Neutral citation: 2002 FCT 877

BETWEEN:

                                          THE MINISTER OF NATIONAL REVENUE,

                                                                                                                                                      Applicant,

                                                                              - and -

                                                           DONALD NEIL MacIVER,

                                                                                                                                                  Respondent.

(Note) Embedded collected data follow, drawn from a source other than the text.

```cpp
template <bool MASKED, bool QS = true>
__device__ __forceinline__ void sums32(const u32 s[8], const u32 q[8], int nvalid, u32 prev_dword, u32 qqrep, u32& lowq,
                                       u32& nn, u32& totq, u32& diff) {
    u32 pd = prev_dword;
#pragma unroll
    for (int d = 0; d < 8; d++) {
        u32 bm = ~0u, fm = 0x80808080u;
        if (MASKED) {
            const int c = nvalid - 4 * d;
            bm = c >= 4 ? ~0u : (c <= 0 ? 0u : ((1u << (8 * c)) - 1u));
            fm &= bm;
        }
        if (QS) {
            const u32 t = (q[d] | 0x80808080u) - qqrep;
            lowq = popc_acc(~t & fm, lowq);
            totq = sum_bytes(q[d] & bm, totq);
        }
        const u32 x = s[d] ^ 0x4E4E4E4Eu;
        const u32 zx = ((x & 0x7F7F7F7Fu) + 0x7F7F7F7Fu) | x;
        nn = popc_acc(~zx & fm, nn);
        const u32 y = s[d] ^ alignbyte(s[d], pd, 3);
        const u32 zy = ((y & 0x7F7F7F7Fu) + 0x7F7F7F7Fu) | y;
        diff = popc_acc(zy & fm, diff);
        pd = s[d];
    }
}
struct HistLane {
    u32* p;
    u32 addr;
};
__device__ __forceinline__ HistLane hist_lane(u32* __restrict__ h) {
// ... 176 lines not shown
        prev_tile_last = readlane_u32(s[7], ACTIVE - 1);
        if (j0 == 0) prevd = s[0] << 24;
        bool acgt = false;
        u32 cL = 0, cH = 0, cN = 0;
        if (!LEAN && (SUMS || HAM)) {
            acgt = !wave_ballot(not_acgtn(s) != 0);
            if (acgt) code_planes(s, cL, cH, cN);
        }
        if (!LEAN) {
            if (nstat > 0) {
                if (!FPL_DBG(dbg, 1) && !head) hist32<false>(hl, q, SC_CHUNK);
                if (SUMS && !FPL_DBG(dbg, 2)) {
                    if (packed) {
                        u32 t_nn = head ? 0u : nn, t_diff = head ? 0u : diff;
                        if (acgt) sums32_acgtn<false, false>(s[0], q, SC_CHUNK, cL, cH, cN, prevd, qqrep, lowq, t_nn, totq, t_diff);
                        else sums32<false, false>(s, q, SC_CHUNK, prevd, qqrep, lowq, t_nn, totq, t_diff);
                        h_nn = head ? t_nn : 0u;
                        h_diff = head ? t_diff : 0u;
                        nn = head ? nn : t_nn;
                        diff = head ? diff : t_diff;
                    } else if (acgt) sums32_acgtn<false, false>(s[0], q, SC_CHUNK, cL, cH, cN, prevd, qqrep, lowq, nn, totq, diff);
                    else sums32<false, false>(s, q, SC_CHUNK, prevd, qqrep, lowq, nn, totq, diff);
                }
                if (FPL_DBG(dbg, 4)) totq += s[0] + s[3] + s[4] + s[7] + q[0] + q[3] + q[4] + q[7];
            }
        } else if (nstat > 0) {
            hist32<true>(hl, q, nstat);
            if (SUMS) sums32<true>(s, q, nstat, prevd, qqrep, lowq, nn, totq, diff);
        }
        if (HAM) {
            if ((npos0 > t0 || npos1 > t0 || packed) && !FPL_DBG(dbg, 16)) {
                u32 PA, PC, PT, PG;
                if (acgt) {
                    PA = ~(cH | cL);
                    PC = ~cH & cL;
                    PT = cH & ~cL;
                    PG = cH & cL & ~cN;
                } else {
                    build_planes(s, PA, PC, PT, PG);
                }
                wave_sync();
                w->planes[0][lane] = PA;
                w->planes[1][lane] = PC;
                w->planes[2][lane] = PT;
                w->planes[3][lane] = PG;
                wave_sync();
                const u32* plane_lane = &w->planes[0][lane < ACTIVE ? lane : 0];
                u32 B[NB];
                if ((npos0 > t0 || packed) && !FPL_DBG(dbg, 8)) {
                    match_counts(plane_lane, ad0, B);
                    u32 vm = act_mask;
                    if (npos0 - t0 < ACTIVE * SC_CHUNK) {
                        const int nv = npos0 - j0;
                        vm = (lane >= ACTIVE || nv <= 0) ? 0u : (nv >= 32 ? 0xFFFFFFFFu : ((1u << nv) - 1u));
                    }
                    if (head) vm = act_mask;
                    if (vm) {
                        int val, first;
                        sliced_max(B, vm, val, first);
                        if (packed && head) {
                            h_bm0 = val;
                            h_bp0 = j0 + first;
                        } else if (val > bm0) {
                            bm0 = val;
                            bp0 = j0 + first;
                        }
                    }
                }
                if ((npos1 > t0 || packed) && !FPL_DBG(dbg, 8)) {
                    match_counts(plane_lane, ad1, B);
// ... 1718 lines not shown
```

Before: 798.8 Gbases/s.

## Replace per-lane nibble Hamming scan with bit-sliced plane ring-buffer matcher

```diff
diff --git a/fastplong_amd/csrc/dev_prims.h b/fastplong_amd/csrc/dev_prims.h
--- a/fastplong_amd/csrc/dev_prims.h
+++ b/fastplong_amd/csrc/dev_prims.h
@@ -255,6 +255,15 @@
     (void)b;
 #endif
 }
+__device__ __forceinline__ void dot_settle(u32& a, u32& b, u32& c) {
+#ifndef FPL_EMU
+    asm volatile("s_nop 3" : "+v"(a), "+v"(b), "+v"(c));
+#else
+    (void)a;
+    (void)b;
+    (void)c;
+#endif
+}
 __device__ __forceinline__ u32 sum_bytes(u32 a, u32 c) {
 #ifdef FPL_EMU
     return c + (a & 0xFF) + ((a >> 8) & 0xFF) + ((a >> 16) & 0xFF) + (a >> 24);
diff --git a/fastplong_amd/csrc/dev_types.h b/fastplong_amd/csrc/dev_types.h
--- a/fastplong_amd/csrc/dev_types.h
+++ b/fastplong_amd/csrc/dev_types.h
@@ -27,6 +27,7 @@
     uint32_t peq4_e16[4];
     uint32_t peq4_e32[4];
     uint32_t peq4_s32r[4];
+    uint32_t term_own[64];
 };
 
 struct DevConfig {
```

                                                            REASONS FOR ORDER

LAYDEN-STEVENSON J.

[1]                 The issue to be determined is whether the respondent, Donald Neil MacIver, should be permitted to amend his notice of motion dated August 27, 2001 (the main motion).


[2]                 The relevant factual history, for purposes of this motion, is that the Minister of National Revenue (the Minister) on May 8, 1996, obtained a jeopardy order against Mr. MacIver (the respondent) under subsection 225.3(8) of the Income Tax Act, R.S.C. 1985, (5th Supp.) c. 1. The jeopardy order authorized the Minister to take action against the respondent's tax liability. Mr. MacIver applied for judicial review of the jeopardy order and attempted, unsuccessfully, to have it set aside or varied. In June, 2001, the Minister began using the statutory set-off provision of the jeopardy order with respect to the respondent's Canada Pension Plan (CPP) and Old Age Security (OAS) benefits. Mr. MacIver filed the main motion for variation of the jeopardy order, seeking to exempt his CPP and OAS benefits from set-off on the ground that he requires the benefits to survive.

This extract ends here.